There still hasn't been much new happening with Bird Flu since 1969. A case or two of transmission from human to human means nothing until it approaches a level which can sustain an epidemic.
I was surprised to hear that these were the "first confirmed human to human transmission", because clearly remembered such transmission occurring during the SARS epidemic which at the time was assumed to be Bird Flu, but has since been discovered to be something entirely unrelated.
The 1918 outbreak was bad enough by itself that deaths Bird Flu over the past 100 years have occurred at a rate comparable to deaths from AIDS over the past 30 years. If a similar virus would get loose today, there would probably if anything more deaths, since there are many more people in the world today and today we haven't something similar to the epidemic of 1889-1890 which provided immunity to the 1918 flu. Actually, I'm a lot more worried about the reconstructed 1918 strain getting out than I am about a new strain developing. Releases of hoof and mouth disease from experimental laboratories show that lab containment procedures are far from perfect, and and the 1918 virus had genes which gave it a very high mortality rate. Like the Ebola virus, it killed directly without having to rely on pneumonia, looking to doctors of the time more like gas poisoning than pneumonia. From the previous link:
During the 1918 influenza pandemic, pathologists observed at autopsy severe destruction of lung tissue unlike that typically seen in cases of pneumonia.

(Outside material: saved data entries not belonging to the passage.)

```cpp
__global__ void k_strip_index(int64_t n, const double *__restrict__ v, const double *__restrict__ u, const double *__restrict__ w,
                              double width, int lat, const int64_t *__restrict__ poff, int n_patches, int32_t *__restrict__ gidx,
                              int32_t *__restrict__ lohi) {
    const int64_t i = (int64_t)blockIdx.x * blockDim.x + threadIdx.x;
    const bool ok = i < n;
    int32_t g = 0;
    int p = -1;
    if (ok) {
        const double vi = v[i];
        if (width > 0.0)
            g = lat ? (int32_t)floor((atan2(vi, hypot(u[i], w[i])) + 1.5707963267948966) / width) : (int32_t)floor((vi + 1.0) / width);
        gidx[i] = g;
        p = segment_of(poff, n_patches, i);
    }
    const int p0 = __builtin_amdgcn_readfirstlane(p);
    if (__builtin_amdgcn_ballot_w64(p != p0) == 0ull) {
        if (p0 < 0) return;
        int32_t lo = g, hi = g;
        for (int off = 32; off > 0; off >>= 1) {
            lo = min(lo, __shfl_xor(lo, off, 64));
            hi = max(hi, __shfl_xor(hi, off, 64));
        }
        if ((threadIdx.x & 63) == 0) {
            atomicMin(&lohi[2 * p0], lo);
// ... 202 lines not shown
                       key_of(c->x, c->y, c->z, (saxis + 1) % 3), key_of(c->x, c->y, c->z, (saxis + 2) % 3), width, c->strip_grid && !seg ? 1 : 0, poff,
                       n_groups, gidx, lohi);
    e = hipMemcpyAsync(h_lohi.data(), lohi, (size_t)2 * n_groups * sizeof(int32_t), hipMemcpyDeviceToHost, ctx->stream);
    if (e == hipSuccess) e = hipStreamSynchronize(ctx->stream);
    if (e != hipSuccess) return bail(e, "strip index");
    std::vector<int64_t> vbase((size_t)n_groups + 1, 0), slo((size_t)n_groups, 0);
    for (int g = 0; g < n_groups; ++g) {
        const bool any = h_poff[(size_t)g + 1] > h_poff[(size_t)g];
        slo[(size_t)g] = any ? h_lohi[(size_t)2 * g] : 0;
        vbase[(size_t)g + 1] = vbase[(size_t)g] + (any ? (int64_t)h_lohi[(size_t)2 * g + 1] - h_lohi[(size_t)2 * g] + 1 : 0);
    }
    const int64_t n_runs = vbase[(size_t)n_groups];
    if (n_runs >= (1ll << 31)) return bail(hipErrorInvalidValue, "too many strip runs");
    int run_bits = 1;
    while ((1ll << run_bits) < n_runs) ++run_bits;
    e = L.d_vbase.alloc((size_t)(n_groups + 1));
    if (e == hipSuccess) e = L.d_slo.alloc((size_t)std::max(n_groups, 1));
    if (e == hipSuccess)
        e = hipMemcpyAsync(L.d_vbase, vbase.data(), (size_t)(n_groups + 1) * sizeof(int64_t), hipMemcpyHostToDevice, ctx->stream);
    if (e == hipSuccess)
        e = hipMemcpyAsync(L.d_slo, slo.data(), (size_t)n_groups * sizeof(int64_t), hipMemcpyHostToDevice, ctx->stream);
    if (e == hipSuccess) e = yawsort::sort_segments(ctx->sort_ws, ctx->stream, n, key_of(c->x, c->y, c->z, o), poff, n_groups, perm);
    if (e != hipSuccess) return bail(e, "group sort");
    hipLaunchKernelGGL(k_run_of, dim3(ngrid), dim3(256), 0, ctx->stream, n, perm, gidx, poff, n_groups, L.d_vbase, L.d_slo, run);
    e = yawsort::sort_runs(ctx->sort_ws, ctx->stream, n, run, perm, run_bits, perm2, run_sorted);
    if (e != hipSuccess) return bail(e, "run sort");
    e = L.x.alloc(n1, 16);
    if (e == hipSuccess) e = L.y.alloc(n1, 16);
    if (e == hipSuccess) e = L.z.alloc(n1, 16);
    if (e == hipSuccess && c->w) e = L.w.alloc(n1, 16);
    if (e == hipSuccess && want_bins) e = L.k.alloc(n1, 16);
    L.q_stride = (int64_t)((n1 + 3) & ~(size_t)3) + 8;
    if (e == hipSuccess) e = L.q.alloc((size_t)3 * L.q_stride);
    if (e == hipSuccess) e = L.off.alloc((size_t)(n_runs + 1));
    if (e == hipSuccess) e = L.d_grid.alloc((size_t)(n_runs + 1));
    if (e == hipSuccess) e = hipMemsetAsync(L.d_grid, 0, (size_t)(n_runs + 1) * sizeof(RunGrid), ctx->stream);
    if (e != hipSuccess) return bail(e, "strip layout");
    hipLaunchKernelGGL(k_gather_columns, dim3(ngrid), dim3(256), 0, ctx->stream, n, perm2, c->x, c->y, c->z, c->w, L.x, L.y, L.z, L.w);
    if (want_bins)
        hipLaunchKernelGGL(k_gather_bins, dim3(ngrid), dim3(256), 0, ctx->stream, n, perm2, c->off, nseg, c->nb, L.k);
    hipLaunchKernelGGL(k_make_q, dim3(ngrid), dim3(256), 0, ctx->stream, n, L.x, L.y, L.z, L.q_stride, L.q);
    hipLaunchKernelGGL(k_run_offsets, dim3((unsigned)((n_runs + 1 + 255) / 256)), dim3(256), 0, ctx->stream, run_sorted, n, n_runs,
                       L.off);
    if (n_runs > 0)
        hipLaunchKernelGGL(k_run_grid<double>, dim3((unsigned)((n_runs * (RUN_GRID + 1) + 255) / 256)), dim3(256), 0, ctx->stream, n_runs,
                           L.off, o == 0 ? L.x : (o == 1 ? L.y : L.z), L.d_grid);
    std::vector<int64_t> voff((size_t)n_runs + 1);
    e = hipMemcpyAsync(voff.data(), L.off, (size_t)(n_runs + 1) * sizeof(int64_t), hipMemcpyDeviceToHost, ctx->stream);
    unsigned long long h_same = 0;
    if (want_bins && n > 1) {
        unsigned long long *d_same = reinterpret_cast<unsigned long long *>(static_cast<uint32_t *>(run));
        if (e == hipSuccess) e = hipMemsetAsync(d_same, 0, sizeof(unsigned long long), ctx->stream);
        if (e == hipSuccess) {
            hipLaunchKernelGGL(k_same_bin_neighbours, dim3(ngrid), dim3(256), 0, ctx->stream, n, L.k, d_same);
            e = hipMemcpyAsync(&h_same, d_same, sizeof(unsigned long long), hipMemcpyDeviceToHost, ctx->stream);
        }
    }
    if (e == hipSuccess) e = hipStreamSynchronize(ctx->stream);
    if (e != hipSuccess) return bail(e, "run offsets");
    L.same_bin = n > 1 ? (double)h_same / (double)(n - 1) : 0.0;
    for (int64_t r = 0; r < n_runs; ++r)
        if (voff[(size_t)r + 1] - voff[(size_t)r] >= (1ll << 32)) return bail(hipErrorInvalidValue, "a strip run of 2^32 objects or more");
    for (int ri = 0; ri < 3; ++ri) {
        const int64_t tile = (int64_t)MWG << ri;
        L.h_tiles[ri].assign((size_t)n_runs + 1, 0);
        for (int64_t r = 0; r < n_runs; ++r)
            L.h_tiles[ri][(size_t)r + 1] = L.h_tiles[ri][(size_t)r] + (voff[(size_t)r + 1] - voff[(size_t)r] + tile - 1) / tile;
        {
            const int64_t n_tiles = L.h_tiles[ri][(size_t)n_runs];
            std::vector<TileRec> tile_rec((size_t)std::max<int64_t>(n_tiles, 1), TileRec{0, 0, 0, 0.0, 0.0});
            for (int64_t r = 0; r < n_runs; ++r)
                for (int64_t tl = L.h_tiles[ri][(size_t)r]; tl < L.h_tiles[ri][(size_t)r + 1]; ++tl) {
                    const int64_t a0 = voff[(size_t)r] + (tl - L.h_tiles[ri][(size_t)r]) * tile;
                    tile_rec[(size_t)tl] = TileRec{a0, (int32_t)std::min<int64_t>(tile, voff[(size_t)r + 1] - a0), (int32_t)r, 0.0, 0.0};
// ... 268 lines not shown
    return upload_catalogs(ctx, n, x, y, z, w, kappa ? kappa : &none, n_patches, n_bins_or_1, offsets, sort_axis, out_n, out_k);
}

int yawhip_catalog_segment_sums(const yawhip_catalog *cat, double *sums) {
    if (!cat || !sums) return fail(YAWHIP_ERR_INVALID, "yawhip_catalog_segment_sums: NULL argument");
    const int64_t nseg = (int64_t)cat->n_patches * cat->nb;
    if (!cat->w) {
        for (int64_t s = 0; s < nseg; ++s) sums[s] = (double)(cat->h_off[(size_t)s + 1] - cat->h_off[(size_t)s]);
        return YAWHIP_OK;
    }
    yawhip_ctx *ctx = cat->ctx;
    HIP_TRY(hipSetDevice(ctx->device));
    DevPtr<double> d_out;
    hipError_t e = d_out.alloc((size_t)nseg);
    if (e != hipSuccess) return fail(YAWHIP_ERR_OOM, "segment sums: %s", hipGetErrorString(e));
    hipLaunchKernelGGL(k_segment_weight_sums, dim3((unsigned)nseg), dim3(256), 0, ctx->stream, cat->w, cat->off, d_out);
    e = hipGetLastError();
    if (e == hipSuccess) e = hipMemcpyAsync(sums, d_out, (size_t)nseg * sizeof(double), hipMemcpyDeviceToHost, ctx->stream);
    if (e == hipSuccess) e = hipStreamSynchronize(ctx->stream);
    if (e != hipSuccess) return fail(YAWHIP_ERR_HIP, "segment sums failed: %s", hipGetErrorString(e));
    return YAWHIP_OK;
}

int yawhip_catalog_free(yawhip_catalog *c) {
    if (!c) return YAWHIP_OK;
    for (yawhip_catalog *rep : c->replicas) (void)yawhip_catalog_free(rep);
    c->replicas.clear();
    if (c->ctx) (void)hipSetDevice(c->ctx->device);
    if (c->ctx) {
        if (c->ctx->stream) (void)hipStreamSynchronize(c->ctx->stream);
        drop_plans(c->ctx, c);
    }
    delete c;
    return YAWHIP_OK;
}

int yawhip_catalog_device_bytes(const yawhip_catalog *cat, int64_t *bytes) {
    if (!cat || !bytes) return fail(YAWHIP_ERR_INVALID, "yawhip_catalog_device_bytes: NULL argument");
    *bytes = cat->device_bytes;
    return YAWHIP_OK;
}

int yawhip_assign_patches(yawhip_ctx *ctx, int64_t n, const double *x, const double *y, const double *z, int32_t n_centers,
                          const double *centers_xyz, int32_t *patch_out) {
    if (!ctx) return fail(YAWHIP_ERR_INVALID, "yawhip_assign_patches: ctx is NULL");
    if (n < 0 || n_centers <= 0 || !centers_xyz || (n > 0 && (!x || !y || !z || !patch_out)))
        return fail(YAWHIP_ERR_INVALID, "yawhip_assign_patches: bad sizes or NULL arrays");
    if ((size_t)n_centers * 3 * sizeof(double) > (size_t)ctx->lds_limit)
        return fail(YAWHIP_ERR_INVALID, "too many centres (%d) for the LDS table", n_centers);
    if (n == 0) return YAWHIP_OK;
    HIP_TRY(hipSetDevice(ctx->device));
    DevPtr<double> dx, dc;
    DevPtr<int32_t> dout;
    hipError_t e = dx.alloc((size_t)3 * n);
    if (e == hipSuccess) e = dc.alloc((size_t)3 * n_centers);
    if (e == hipSuccess) e = dout.alloc((size_t)n);
    if (e == hipSuccess) e = hipMemcpyAsync(dx, x, (size_t)n * sizeof(double), hipMemcpyHostToDevice, ctx->stream);
    if (e == hipSuccess) e = hipMemcpyAsync(dx + n, y, (size_t)n * sizeof(double), hipMemcpyHostToDevice, ctx->stream);
    if (e == hipSuccess) e = hipMemcpyAsync(dx + 2 * n, z, (size_t)n * sizeof(double), hipMemcpyHostToDevice, ctx->stream);
    if (e == hipSuccess)
        e = hipMemcpyAsync(dc, centers_xyz, (size_t)3 * n_centers * sizeof(double), hipMemcpyHostToDevice, ctx->stream);
    if (e == hipSuccess) {
        const size_t lds = (size_t)3 * n_centers * sizeof(double);
        if (lds > 64 * 1024)
            e = hipFuncSetAttribute(reinterpret_cast<const void *>(k_assign_patches), hipFuncAttributeMaxDynamicSharedMemorySize, (int)lds);
        if (e == hipSuccess) {
// ... 13 lines not shown
```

Despite the danger, I'm getting rather tired of the incessant drumbeat that a Bird Flu pandemic is imminent. It is no more imminent than it has been for the past 35 years, and every year we have about a 1 in 75 chance of seeing a Bird Flu epidemic killing over 5 million people, though with a good chance of it being a lot more than 5 million. By the time the big epidemic finally comes, people will probably be so tired of the warnings that they won't listen to them anymore.
It's never been clear that Ebola wouldn't cause a major worldwide pandemic if let loose in a metropolitan area. In the relatively small number of outbreaks seen so far, it has always appeared in a remote area, infected most of the hosts in the village where it appeared, killed most of them, and then, having burnt out its source of available victims, burnt itself out before reaching a major metropolitan area. There was a single person infected in this latest outbreak who reached a major city, but apparently he didn't spread it to anyone.
Ebola is poorly transmitted by air, and usually requires touch for transmission. What has really limited its transmission, however, is simply that it is too virulent. It has a short incubation period, and is transmissible for only a short time before the victim (usually) dies. The new, less virulent strain, therefore, has a much higher chance of causing a major global pandemic than the other strains which have been seen before.
Quarantines result in relatively little drop in the total number of cases, but spread these over a longer amount of time. Nevertheless, based on the 1918 influenza epidemic, this tends to save a lot of lives, because epidemics tend to evolve towards causing less mortality the longer they last. Presumably, if it went on for the year or two it appears that it would take to vaccinate a significant fraction of the population, you could reduce the number of cases significantly as well.
There are always old diseases mutating to utilize a new host. West Nile virus has been in the U.S. only since 1999. It's mostly just luck that while it devastates bird populations, the impact on human health has been relatively minor. Malaria continues to evolve to ignore our treatment drugs. And there are always new diseases which we don't yet know anything about, like AIDS before 1981 or SARS before 2003. The next big plague is actually most likely to be something we haven't heard of yet.
In any case, if our health care system can't handle emergency care on a normal day, I see little chance of it coping with a major epidemic.
Bird flu this...Ebola that. When are we going to see a virus that turns humans into zombies?
It's the end of the world as we know it, and I feel fine
"...treatment opportunities are so much more advanced..."
So you are suggesting that modern medical science might be able to respond to an avian flu pandemic as fast as it has with AIDS?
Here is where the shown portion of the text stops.